Иван Дроздов - Голгофа
— А теперь — по коням!..
Это «по коням!» она придумала сама, и откуда пришла к ней эта лихая команда дедов, она не знала, и откуда взялся ее командирский пыл, тоже не знала, да и в эту горячую минуту ни о чем подобном она не думала.
Костю посадила к Павлу на мотоцикл, а пашиного товари- ща — на машину Антона, махнула рукой и кинула свое тело на мотоцикл. Скорость она взяла большую, машина ревела под ней и вот–вот готова была оторваться от земли, зоркий глаз скорее угадывал ровную полосу дороги, а ручка газа, казалось, сама поворачивалась книзу, подавая мотору все больше горючего. Мельком взглянула на спидометр: стрелка, подрагивая, показывала цифру 110. «Вот это скорость!.. Это моя скорость!..»
Назад она не оглядывалась, знала, что «черные ястребы» любят быструю езду и признали в ней своего командира.
В Сосновку влетели с треском и грохотом, но жителей этот треск не беспокоил и не раздражал. Они знали: это «черные ястребы» вернулись с боевой операции, а «черные ястребы» — это их дети, они борются за справедливость и за честь Родины.
Никто еще не знал, что Антон, всеми уважаемый командир «ястребов», как раз в эту минуту простился с жизнью.
Он умер в больнице во время операции.
В Сосновке, не останавливаясь, ребята разъехались по домам, заперли мотоциклы в гаражах, переоделись. Они знали, что за ними могли послать погоню, а потому все разошлись по огородам, садам, помогали родителям убирать урожай. Если бы к ним и подошел какой–нибудь милиционер из чужих, приезжих, никто бы не признался, что был где–то на боевом задании, а местные жители их не выдавали. Кроме того, сосновские власти их защищали, особенно милиция, которая по несколько месяцев не получала зарплату, и ребята ее подкармливали. В последнее же время ненависть к режиму в народе была так велика, что никто и не пытался ловить «черных ястребов». К тому же и не было на них никаких жалоб от тех, кого они «поузили». Преступники сами не любят огласки, а потому рады бывают, что отделались деньгами.

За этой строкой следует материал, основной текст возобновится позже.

@@ -69,23 +93,39 @@
   }
 }
 
-template <int KH, int KW, int PY, int PX, int MG>
-__device__ __forceinline__ void load_tile(const FirstM& p, int tile, float* xt, int& n, int& z,
-                                          int& row0, int& col0) {
-  using G = Geo<KH, KW, PY, PX, MG>;
-  const int tx_ = tile % p.tilesX;
-  int r = tile / p.tilesX;
-  const int ty_ = r % p.tilesY; r /= p.tilesY;
-  z = r % p.D;
-  n = r / p.D;
-  row0 = ty_ * 4 * PY;
-  col0 = tx_ * 64;
-  const float* src = p.x + (long)n * p.xsN + (long)z * p.xsD;
-  for (int e = threadIdx.x; e < G::RT * kTW; e += 256) {
-    const int i = e / kTW, j = e - i * kTW;
-    const int y = row0 + i, xx = col0 + j;
-    xt[e] = (y < p.H && xx < p.W && !FM_DBG(p, 1)) ? src[(long)y * p.xsH + xx] : 0.f;
-  }
+template <int PY>
+__device__ __forceinline__ void decode_tile(const FirstM& p, int tile, int& n, int& z, int& row0, int& col0) {
+  const unsigned r1 = fm_div((unsigned)tile, p.dX), tx_ = (unsigned)tile - r1 * (unsigned)p.tilesX;
+  const unsigned r2 = fm_div(r1, p.dY), ty_ = r1 - r2 * (unsigned)p.tilesY;
+  const unsigned n_ = fm_div(r2, p.dD);
+  n = (int)n_;
+  z = (int)(r2 - n_ * (unsigned)p.D);
+  row0 = (int)ty_ * 4 * PY;
+  col0 = (int)tx_ * 64;
+}
+
+template <int KH, int KW, int PY, int PX, int MG>
+__device__ __forceinline__ void load_tile(const FirstM& p, float* xt, int lane, int wave, int n, int z,
+                                          int row0, int col0) {
+  using G = Geo<KH, KW, PY, PX, MG>;
+  const float* src = p.x + (unsigned long)n * p.xsN + (unsigned long)z * p.xsD +
+                     (unsigned long)row0 * p.xsH + col0;
+  const int hrem = p.H - row0, wrem = p.W - col0;
+  float v[G::RTL / 4 + 1];
+  bool in[G::RTL / 4 + 1];
+#pragma unroll
+  for (int k = 0; k < G::RTL / 4; ++k) {
+    const int i = wave + 4 * k;
+    in[k] = i < hrem && lane < wrem && !FM_DBG(p, 1);
+    v[k] = src[in[k] ? (unsigned)i * p.xsH + (unsigned)lane : 0u];
+  }
+  const int hi = 4 * wave + (lane >> 3), hj = 64 + (lane & 7);
+  const bool halo = lane < 32 && hi < G::RTL;
+  in[G::RTL / 4] = halo && hi < hrem && hj < wrem && !FM_DBG(p, 1);
+  v[G::RTL / 4] = src[in[G::RTL / 4] ? (unsigned)hi * p.xsH + (unsigned)hj : 0u];
+#pragma unroll
+  for (int k = 0; k < G::RTL / 4; ++k) xt[(wave + 4 * k) * kTW + lane] = in[k] ? v[k] : 0.f;
+  if (halo) xt[hi * kTW + hj] = in[G::RTL / 4] ? v[G::RTL / 4] : 0.f;
 }
 
 template <int KH, int KW, int PY, int PX, int MG>
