# Gorilla-Lab-SCUT/DCL-Net

Measured on AMD Instinct MI355X. Metric: frames/sec DCL_Net.forward @ YCB-V bs32, higher is better.
Workload: dtype f32 (exact 3xbf16-split products on the bf16 MFMA, f32 accumulate)

## Files before the change

### dcl-net_amd/csrc/dense.hip

```cpp
#include "common.h"
#include <atomic>
#include <math.h>

namespace {

typedef float f32x16 __attribute__((ext_vector_type(16)));

constexpr int kKPitch = 68;
constexpr float kThr = 20.0f;

__device__ __forceinline__ int rowmap(int e, int h) { return (e & 3) + 8 * (e >> 2) + 4 * h; }

#ifdef DCL_DIAG
template <int NVT>
__global__ __launch_bounds__(256, 1) void k_cross_attn(
    int nq, int nk, const float *__restrict__ Q, int ldq, const float *__restrict__ K, int ldk,
    const float *__restrict__ V1, int dv1, int ldv1, float *__restrict__ O1, int ldo1,
    const float *__restrict__ V2, int dv2, int ldv2, float *__restrict__ O2, int ldo2) {
  constexpr int T = 256;
  constexpr int DV = NVT * 32;
  constexpr int KT = 32 * kKPitch;
  constexpr int TILE = KT + 32 * DV;
  constexpr int NVS = (32 * (DV / 4) + T - 1) / T;
  extern __shared__ float attn_lds[];
// ... 326 lines not shown
  auto load_k = [&](int kb) {
    int key, c4;
    k_slot(0, key, c4);
    knext0 = *reinterpret_cast<const float4 *>(K + (krow0 + min(kb + key, last_key)) * ldk + c4);
    if (KPT > 1) {
      k_slot(1, key, c4);
      knext1 = *reinterpret_cast<const float4 *>(K + (krow0 + min(kb + key, last_key)) * ldk + c4);
    }
  };
  auto store_k = [&]() {
    int key, c4;
    k_slot(0, key, c4);
    *reinterpret_cast<float4 *>(Ks + key * kKPitch + c4) = knext0;
    if (KPT > 1) {
      k_slot(1, key, c4);
      *reinterpret_cast<float4 *>(Ks + key * kKPitch + c4) = knext1;
    }
  };

  f32x16 O[NVT];
#pragma unroll
  for (int t = 0; t < NVT; ++t)
#pragma unroll
    for (int e = 0; e < 16; ++e) O[t][e] = 0.0f;
  float m_ref = -INFINITY, l_part = 0.0f;

  const int ntiles = (nk + 31) >> 5;
  const int kb_begin = (int)((long long)blockIdx.z * ntiles / gridDim.z) * 32;
  const int kb_end = min((int)((long long)(blockIdx.z + 1) * ntiles / gridDim.z) * 32, nk);
  load_k(kb_begin);
  store_k();
  dma_v(kb_begin, 0);
  int cur = 0;
  for (int kb = kb_begin; kb < kb_end; kb += 32) {
    const bool more = kb + 32 < kb_end;
    __builtin_amdgcn_s_waitcnt(0x0F70);
    __syncthreads();
    if (more) dma_v(kb + 32, cur ^ 1);

    f32x16 S;
#pragma unroll
    for (int e = 0; e < 16; ++e) S[e] = 0.0f;
    {
      const float *krow = Ks + r * kKPitch + 32 * h;
      const float *qrow = Qs + r * kKPitch + 32 * h;
#pragma unroll
      for (int i = 0; i < 8; ++i) {
        const float4 a = *reinterpret_cast<const float4 *>(krow + 4 * i);
        const float4 qv = *reinterpret_cast<const float4 *>(qrow + 4 * i);
        S = __builtin_amdgcn_mfma_f32_32x32x2f32(a.x, qv.x, S, 0, 0, 0);
        S = __builtin_amdgcn_mfma_f32_32x32x2f32(a.y, qv.y, S, 0, 0, 0);
        S = __builtin_amdgcn_mfma_f32_32x32x2f32(a.z, qv.z, S, 0, 0, 0);
        S = __builtin_amdgcn_mfma_f32_32x32x2f32(a.w, qv.w, S, 0, 0, 0);
      }
    }
    __builtin_amdgcn_s_waitcnt(0xC07F);
    __builtin_amdgcn_s_barrier();
    if (more) load_k(kb + 32);

    float m_tile = -INFINITY;
#pragma unroll
    for (int e = 0; e < 16; ++e) {
      if (kb + rowmap(e, h) >= nk) S[e] = -INFINITY;
      m_tile = fmaxf(m_tile, S[e]);
    }
    m_tile = fmaxf(m_tile, __shfl_xor(m_tile, 32, 64));
    if (__ballot(m_tile > m_ref + kThr) != 0ull) {
      const float m_new = fmaxf(m_ref, m_tile);
      const float f = __expf(m_ref - m_new);
      l_part *= f;
#pragma unroll
      for (int t = 0; t < NVT; ++t)
#pragma unroll
        for (int e = 0; e < 16; ++e) O[t][e] *= f;
      m_ref = m_new;
    }
#pragma unroll
    for (int e = 0; e < 16; ++e) {
      S[e] = __expf(S[e] - m_ref);
      l_part += S[e];
    }

    const float *v1b = V1s + cur * V1T + 4 * h * 256 + r;
    const float *v2b = V2s + cur * V2T + 4 * h * 64 + r;
#pragma unroll
    for (int t = 0; t < NVT; ++t) {
#pragma unroll
      for (int e = 0; e < 16; ++e) {
        const int krow = (e & 3) + 8 * (e >> 2);
        const float a = t < 8 ? v1b[krow * 256 + t * 32] : v2b[krow * 64 + (t - 8) * 32];
        O[t] = __builtin_amdgcn_mfma_f32_32x32x2f32(a, S[e], O[t], 0, 0, 0);
      }
    }
    if (more) store_k();
    cur ^= 1;
  }

  asm volatile("s_nop 15\n\ts_nop 7" ::: "memory");
  const float l_tot = l_part + __shfl_xor(l_part, 32, 64);
  if (qlive && gridDim.z > 1) {
    const size_t rows = (size_t)gridDim.y * nq;
    float *P = part + ((size_t)blockIdx.z * rows + (size_t)b * nq + q) * kAttnPartPitch;
#pragma unroll
    for (int t = 0; t < NVT; ++t)
#pragma unroll
      for (int g = 0; g < 4; ++g)
        *reinterpret_cast<float4 *>(P + t * 32 + 8 * g + 4 * h) =
            make_float4(O[t][4 * g], O[t][4 * g + 1], O[t][4 * g + 2], O[t][4 * g + 3]);
    if (h == 0) { P[320] = m_ref; P[321] = l_tot; }
  } else if (qlive) {
    const size_t row = (size_t)b * nq + q;
#pragma unroll
    for (int t = 0; t < NVT; ++t)
#pragma unroll
      for (int g = 0; g < 4; ++g) {
        const int c = t * 32 + 8 * g + 4 * h;
        float4 v;
        v.x = O[t][4 * g] / l_tot; v.y = O[t][4 * g + 1] / l_tot;
        v.z = O[t][4 * g + 2] / l_tot; v.w = O[t][4 * g + 3] / l_tot;
        if (c < 256) *reinterpret_cast<float4 *>(O1 + row * ldo1 + c) = v;
        else *reinterpret_cast<float4 *>(O2 + row * ldo2 + (c - 256)) = v;
      }
  }
}

typedef __bf16 at_bf16x2 __attribute__((ext_vector_type(2)));
typedef __bf16 at_bf16x8 __attribute__((ext_vector_type(8)));
typedef float at_f32x2 __attribute__((ext_vector_type(2)));
typedef unsigned at_u32x4 __attribute__((ext_vector_type(4)));
constexpr int kAttnHalfBytes = 3 * 320 * 2 * 16;
constexpr int kAttnKTileBytes = 3 * 32 * 128;
constexpr int kAttnTileBytes = 2 * kAttnHalfBytes + kAttnKTileBytes;

__device__ __forceinline__ unsigned at_cvt2(float a, float b) {
  const at_f32x2 v = {a, b};
  return __builtin_bit_cast(unsigned, __builtin_convertvector(v, at_bf16x2));
}
__device__ __forceinline__ void at_split2(float x0, float x1, unsigned &h, unsigned &m, unsigned &l) {
  h = at_cvt2(x0, x1);
  float r0 = x0 - __uint_as_float(h << 16);
  asm volatile("" : "+v"(r0));
  float r1 = x1 - __uint_as_float(h & 0xffff0000u);
  asm volatile("" : "+v"(r1));
  m = at_cvt2(r0, r1);
  float s0 = r0 - __uint_as_float(m << 16);
  asm volatile("" : "+v"(s0));
  float s1 = r1 - __uint_as_float(m & 0xffff0000u);
  asm volatile("" : "+v"(s1));
  l = at_cvt2(s0, s1);
}
__device__ __forceinline__ at_bf16x8 at_bf(at_u32x4 v) { return __builtin_bit_cast(at_bf16x8, v); }
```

Александра и Павел завели мотоциклы в большой командирский гараж, находившийся в глубине усадьбы тети Лизы. Здесь на белой задней стене кто–то размашисто начертал:
Я — русский. Какой восторг!..
А. Суворов
— Надо бы спрятать, — показала на чемоданы с деньгами и сверток с золотом Александра.
Павел улыбнулся, подмигнул:
— А ты парень хозяйственный.
Он встал перед стеной строго напротив суворовского афоризма, и часть стены отошла в сторону. Образовалось нечто вроде провала или открытого окна. Павел взял деньги и драгоценности и вошел внутрь открывшегося помещения. Это была небольшая комната.
— Ты посиди здесь, а я пойду хорошенько закроюсь изнутри и потушу свет. Скоро он все это проделал, вернулся в потайную комнату. И здесь со стены снял небольшую картину, встал напротив того места, где она висела, и стена задвинулась. Александра, наблюдая за этим таинством, спросила:
— А если фотоэлемент не сработает?
— Тогда останемся здесь, замурованными.
Павел улыбнулся:
— Давай–ка мы с тобой поедим. А?..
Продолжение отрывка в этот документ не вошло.